# Excel Macro which Selects Last cell in a Row?



## NortonPkg (Jan 17, 2008)

Hi there,
I'm attempting to make a macro in an excel workbook which will find the first unused cell in a given row and then select it, so that I can have the user input whatever information it is that they wish to input. I've got that second part of the problem figured out, but I cannot seem to figure out good code which will select the last cell in the row. I found on another webpage this code:
LastRow = Range("A6000").End(xlUp).Row
which apparently uses the End function to find the last cell in a given column and then names this cell "Last Row". This is basically the opposite of what I am trying to do, so I attempted to reverse most of what was going on in this line of the code:
LastColumn = Range("BJ1").End(xlLeft).Column
However, this code, and any variation of it which combines End and Column always ends up encountering a bug in the code and failing when used. Could anyone lend me some support here? I'm really hurting for it.


----------



## Zack Barresse (Jul 25, 2004)

Hi there, welcome to the board!

You don't need to select anything pretty much. The biggest reasons people do this is for 1) effect, 2) leftover code from the macro recorder, 3) working with shapes.

For finding the last row in a range, take a look at Bob Phillip's white paper on finding the last value in a range, from which you can extract the row of course...

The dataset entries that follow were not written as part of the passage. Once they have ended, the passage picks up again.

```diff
diff --git a/include/ecamp_hip.h b/include/ecamp_hip.h
--- a/include/ecamp_hip.h
+++ b/include/ecamp_hip.h
@@ -123,6 +123,9 @@
 int ecamp_sr_bwd(const float* pred_img, const void* big, const float* big_lut, const int64_t* column,
                  const int64_t* row, const float* w1, const float* b1, const float* w2, const float* b2, float* dsr, float* gw_ws,
                  int64_t B, int32_t R, int32_t super_patch, int32_t window, int32_t mode, ecampStream_t stream);
+int ecamp_sr_fwd_bwd(const float* pred_img, const void* big, const float* big_lut, const int64_t* column,
+                     const int64_t* row, const float* w1, const float* b1, const float* w2, const float* b2, float* loss_sum, float* dsr,
+                     float* gw_ws, int64_t B, int32_t R, int32_t super_patch, int32_t window, int32_t mode, ecampStream_t stream);
 int ecamp_scaled_accum(const float* ws, float* grad, const float* scale_dev, int32_t idx, int32_t n, ecampStream_t stream);
 
 int ecamp_bert_embed_fwd(const int64_t* ids, const int64_t* type_ids, const float* word, const float* pos, const float* type,
@@ -161,6 +164,7 @@
 int64_t ecamp_gemm_f8_q8_launches(void);
 int64_t ecamp_gemm_q16_launches(void);
 int64_t ecamp_attn_head_launches(void);
+int64_t ecamp_sr_launches(int32_t kind);
 int64_t ecamp_prof_dump(char* buf, int64_t cap);
 #endif
 
```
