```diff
@@ -181,3 +201,28 @@
   KLAB_LAUNCH_CHECK();
   return KLAB_OK;
 }
+
+extern "C" int klab_swin_merge_fused(const void* xt, const void* wred, const float* gamma, const float* beta, float* out, void* outt,
+                                     int dtype, int B, int R, int C, float eps, void* stream) {
+  using namespace klab;
+  if (!xt || !wred || !gamma || !beta || !out) return KLAB_ERR_BADARG;
+  if (dtype != KLAB_BF16 || (C != 64 && C != 128 && C != 256) || R < 2 || (R & 1) || ((uintptr_t)xt & 15) || ((uintptr_t)wred & 15) ||
+      ((uintptr_t)out & 15) || ((uintptr_t)outt & 7))
+    return KLAB_ERR_UNSUPPORTED;
+  if (B <= 0) return KLAB_OK;
+  const long M2 = (long)B * (R / 2) * (R / 2);
+  if (M2 > 0x7fffffffL) return KLAB_ERR_UNSUPPORTED;
+  LinLnP p{(const bf16_t*)xt, nullptr, (const bf16_t*)wred, nullptr, gamma, beta, out, (bf16_t*)outt, (int)M2, 4 * C, eps, R};
+#define KLAB_MG(N_, BM_)                                                                                                          \
+  {                                                                                                                               \
+    const size_t lds = (size_t)LL_S * (BM_ * 64 + N_ * 64);                                                                       \
+    const int rc = ensure_dyn_lds(reinterpret_cast<const void*>(swin_linear_ln_fused_kernel<N_, BM_, true>), lds);                \
+    if (rc) return rc;                                                                                                            \
+    hipLaunchKernelGGL((swin_linear_ln_fused_kernel<N_, BM_, true>), dim3((unsigned)((M2 + BM_ - 1) / BM_)), dim3(256), lds,      \
+                       (hipStream_t)stream, p);                                                                                   \
+  }
+  if (C == 64) KLAB_MG(128, 64) else if (C == 128) KLAB_MG(256, 64) else KLAB_MG(512, 32)
+#undef KLAB_MG
+  KLAB_LAUNCH_CHECK();
+  return KLAB_OK;
+}
diff --git a/klab_multimodalmodel_amd/ops.py b/klab_multimodalmodel_amd/ops.py
--- a/klab_multimodalmodel_amd/ops.py
+++ b/klab_multimodalmodel_amd/ops.py
@@ -98,6 +98,14 @@
     lib = L.load()
     L.check(lib.klab_swin_qkv_attn_fused(x.data_ptr(), wqkv.data_ptr(), L.ptr(bqkv), ctx.data_ptr(), bias.data_ptr(), logit_scale.data_ptr(),
                                          L.dtype_code(x.dtype), B, R, w, shift, H, C, L.stream_ptr()), "klab_swin_qkv_attn_fused")
+
+
+def swin_merge_fused(xt, wred, gamma, beta, out, outt=None, eps=1e-5):
+    lib = L.load()
+    B, R, R_, Cc = xt.shape
+    assert R == R_
+    L.check(lib.klab_swin_merge_fused(xt.data_ptr(), wred.data_ptr(), gamma.data_ptr(), beta.data_ptr(), out.data_ptr(), L.ptr(outt),
+                                      L.dtype_code(xt.dtype), B, R, Cc, eps, L.stream_ptr()), "klab_swin_merge_fused")
 
 
 def swin_proj_ln_fused(x, shortcut, w, b, gamma, beta, out, outt=None, eps=1e-5):
```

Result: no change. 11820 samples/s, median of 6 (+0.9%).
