template <int NCB, int NS>
__global__ __launch_bounds__(256) void lora_down_dma_kernel(const bf16_t* __restrict__ X, int64_t ldx, const bf16_t* __restrict__ A, bf16_t* __restrict__ T,
                                                              int64_t ldt, int64_t M, int K, int R) {
    constexpr int RP = 32 * NCB;
    constexpr int NACC = (NCB + 1) / 2;
    constexpr int STAGE = 8192 + RP * 128;
    constexpr int PW = 2 + NCB;
    __shared__ __attribute__((aligned(1024))) uint8_t lds[NS * STAGE];
    const int lane = threadIdx.x & 63, hi = lane >> 5;
    const int wave = __builtin_amdgcn_readfirstlane((int)threadIdx.x >> 6);
    const int rb = wave & 1, cg = wave >> 1;
    const int64_t row0 = (int64_t)blockIdx.x * 64;
    const int64_t rows = (M - row0) < 64 ? (M - row0) : 64;

    const W1Rsrc xrs = w1_rsrc(X + row0 * ldx, (uint32_t)(((rows - 1) * ldx + K) * 2));
    const W1Rsrc ars = w1_rsrc(A, (uint32_t)((int64_t)R * K * 2));
    uint32_t xo[2], ao[NCB];
#pragma unroll
    for (int i = 0; i < 2; ++i) {
        const uint32_t row = 8u * (uint32_t)(wave * 2 + i) + (uint32_t)(lane >> 3);
        xo[i] = (uint32_t)((row * (uint64_t)ldx + (((uint32_t)(lane & 7) ^ w1_swz(row)) * 8u)) * 2u);
    }
#pragma unroll
    for (int i = 0; i < NCB; ++i) {
        const uint32_t row = 8u * (uint32_t)(wave * NCB + i) + (uint32_t)(lane >> 3);
        ao[i] = (row * (uint32_t)K + (((uint32_t)(lane & 7) ^ w1_swz(row)) * 8u)) * 2u;
    }
    const uint32_t lds0 = (uint32_t)(uintptr_t)(__attribute__((address_space(3))) uint8_t*)lds;
    const uint32_t xdst = __builtin_amdgcn_readfirstlane(lds0 + (uint32_t)wave * 2048u);
    const uint32_t adst = __builtin_amdgcn_readfirstlane(lds0 + 8192u + (uint32_t)wave * (uint32_t)NCB * 1024u);
    auto issue = [&](int slot) {
        const uint32_t so = (uint32_t)slot * (uint32_t)STAGE;
#pragma unroll
        for (int i = 0; i < 2; ++i) { w1_dma(xdst + so + 1024u * i, xrs, xo[i], 0u); xo[i] += 128u; }
#pragma unroll
        for (int i = 0; i < NCB; ++i) { w1_dma(adst + so + 1024u * i, ars, ao[i], 0u); ao[i] += 128u; }
    };
    f32x16_t acc[NACC];
#pragma unroll
    for (int a = 0; a < NACC; ++a)
#pragma unroll
        for (int i = 0; i < 16; ++i) acc[a][i] = 0.f;
    const W1Lane la = w1_lane_offsets(lane);
    const int nk = K / 64;
#pragma unroll
    for (int t = 0; t < NS - 1; ++t) issue(t);
    for (int t = 0; t < nk; ++t) {
        lora_wait_vm<PW * (NS - 2)>();
        __syncthreads();
        issue((t + NS - 1) % NS);
        const uint32_t xb = (uint32_t)(t % NS) * (uint32_t)STAGE, ab = xb + 8192u;
#pragma unroll
        for (int ks = 0; ks < 4; ++ks) {
            const bf16x8_t xf = w1_frag_row(lds, xb, la, rb, ks);
#pragma unroll
            for (int a = 0; a < NACC; ++a) {
                const int cb = cg + 2 * a;
                if (cb < NCB) acc[a] = mfma32(w1_frag_row(lds, ab, la, cb, ks), xf, acc[a]);
            }
        }
    }
    lora_wait_vm<0>();
    const int64_t m = row0 + rb * 32 + (lane & 31);
    if (m < M) {
#pragma unroll
        for (int a = 0; a < NACC; ++a) {
            const int cb = cg + 2 * a;
            if (cb < NCB) {
#pragma unroll
                for (int g = 0; g < 4; ++g) {
                    const int n = cb * 32 + 8 * g + 4 * hi;
                    if (n + 3 < R) {
                        u32x2_t w;
                        w[0] = pack_bf16x2(acc[a][4 * g], acc[a][4 * g + 1]);
                        w[1] = pack_bf16x2(acc[a][4 * g + 2], acc[a][4 * g + 3]);
                        *reinterpret_cast<u32x2_t*>(T + m * ldt + n) = w;
                    } else {
                        for (int i = 0; i < 4; ++i)
                            if (n + i < R) T[m * ldt + n + i] = f32_to_bf16(acc[a][4 * g + i]);
                    }
                }
            }
        }
    }
}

http://www.xldynamic.com/source/xld.LastValue.html

I'm not sure why _LastColumn = Range("BJ1").End(xlLeft).Column_ would fail, we'd have to see all of your code, an example of your data, know what line errored out and the error message you got. From what you have here, it could be anything. That specific line looks good though. As you'll find in Bob's white paper [link], there is no need to hard code a value/address. Personally, I prefer the find method.

For functions of this, check out the work of MWE in the VBAX Knowledge Base..

First or last row:
http://www.vbaexpress.com/kb/getarticle.php?kb_id=417

First or last column:
http://www.vbaexpress.com/kb/getarticle.php?kb_id=418

HTH


----------



## NortonPkg (Jan 17, 2008)

Firefytr...I really appreciate the quick and extremely helpful response. I haven't finished setting the macro up yet, but when I do, I'm sure it will work! Thanks a bunch!


----------



## NortonPkg (Jan 17, 2008)

Well, I know that I'm being very dense, but the fact is that I'm an excel macro newbie, in over my head. All of those solutions will display either the value in the last used column or in the case of your second set of links, will display the number of the column (ie. Column 11=K because K is the eleventh column out). This is very close to what I want, but I really need some formula which will actually *SELECT* the next cell after this last used column cell. Could anyone suggest some code which will accomplish this?


----------



## slurpee55 (Oct 20, 2004)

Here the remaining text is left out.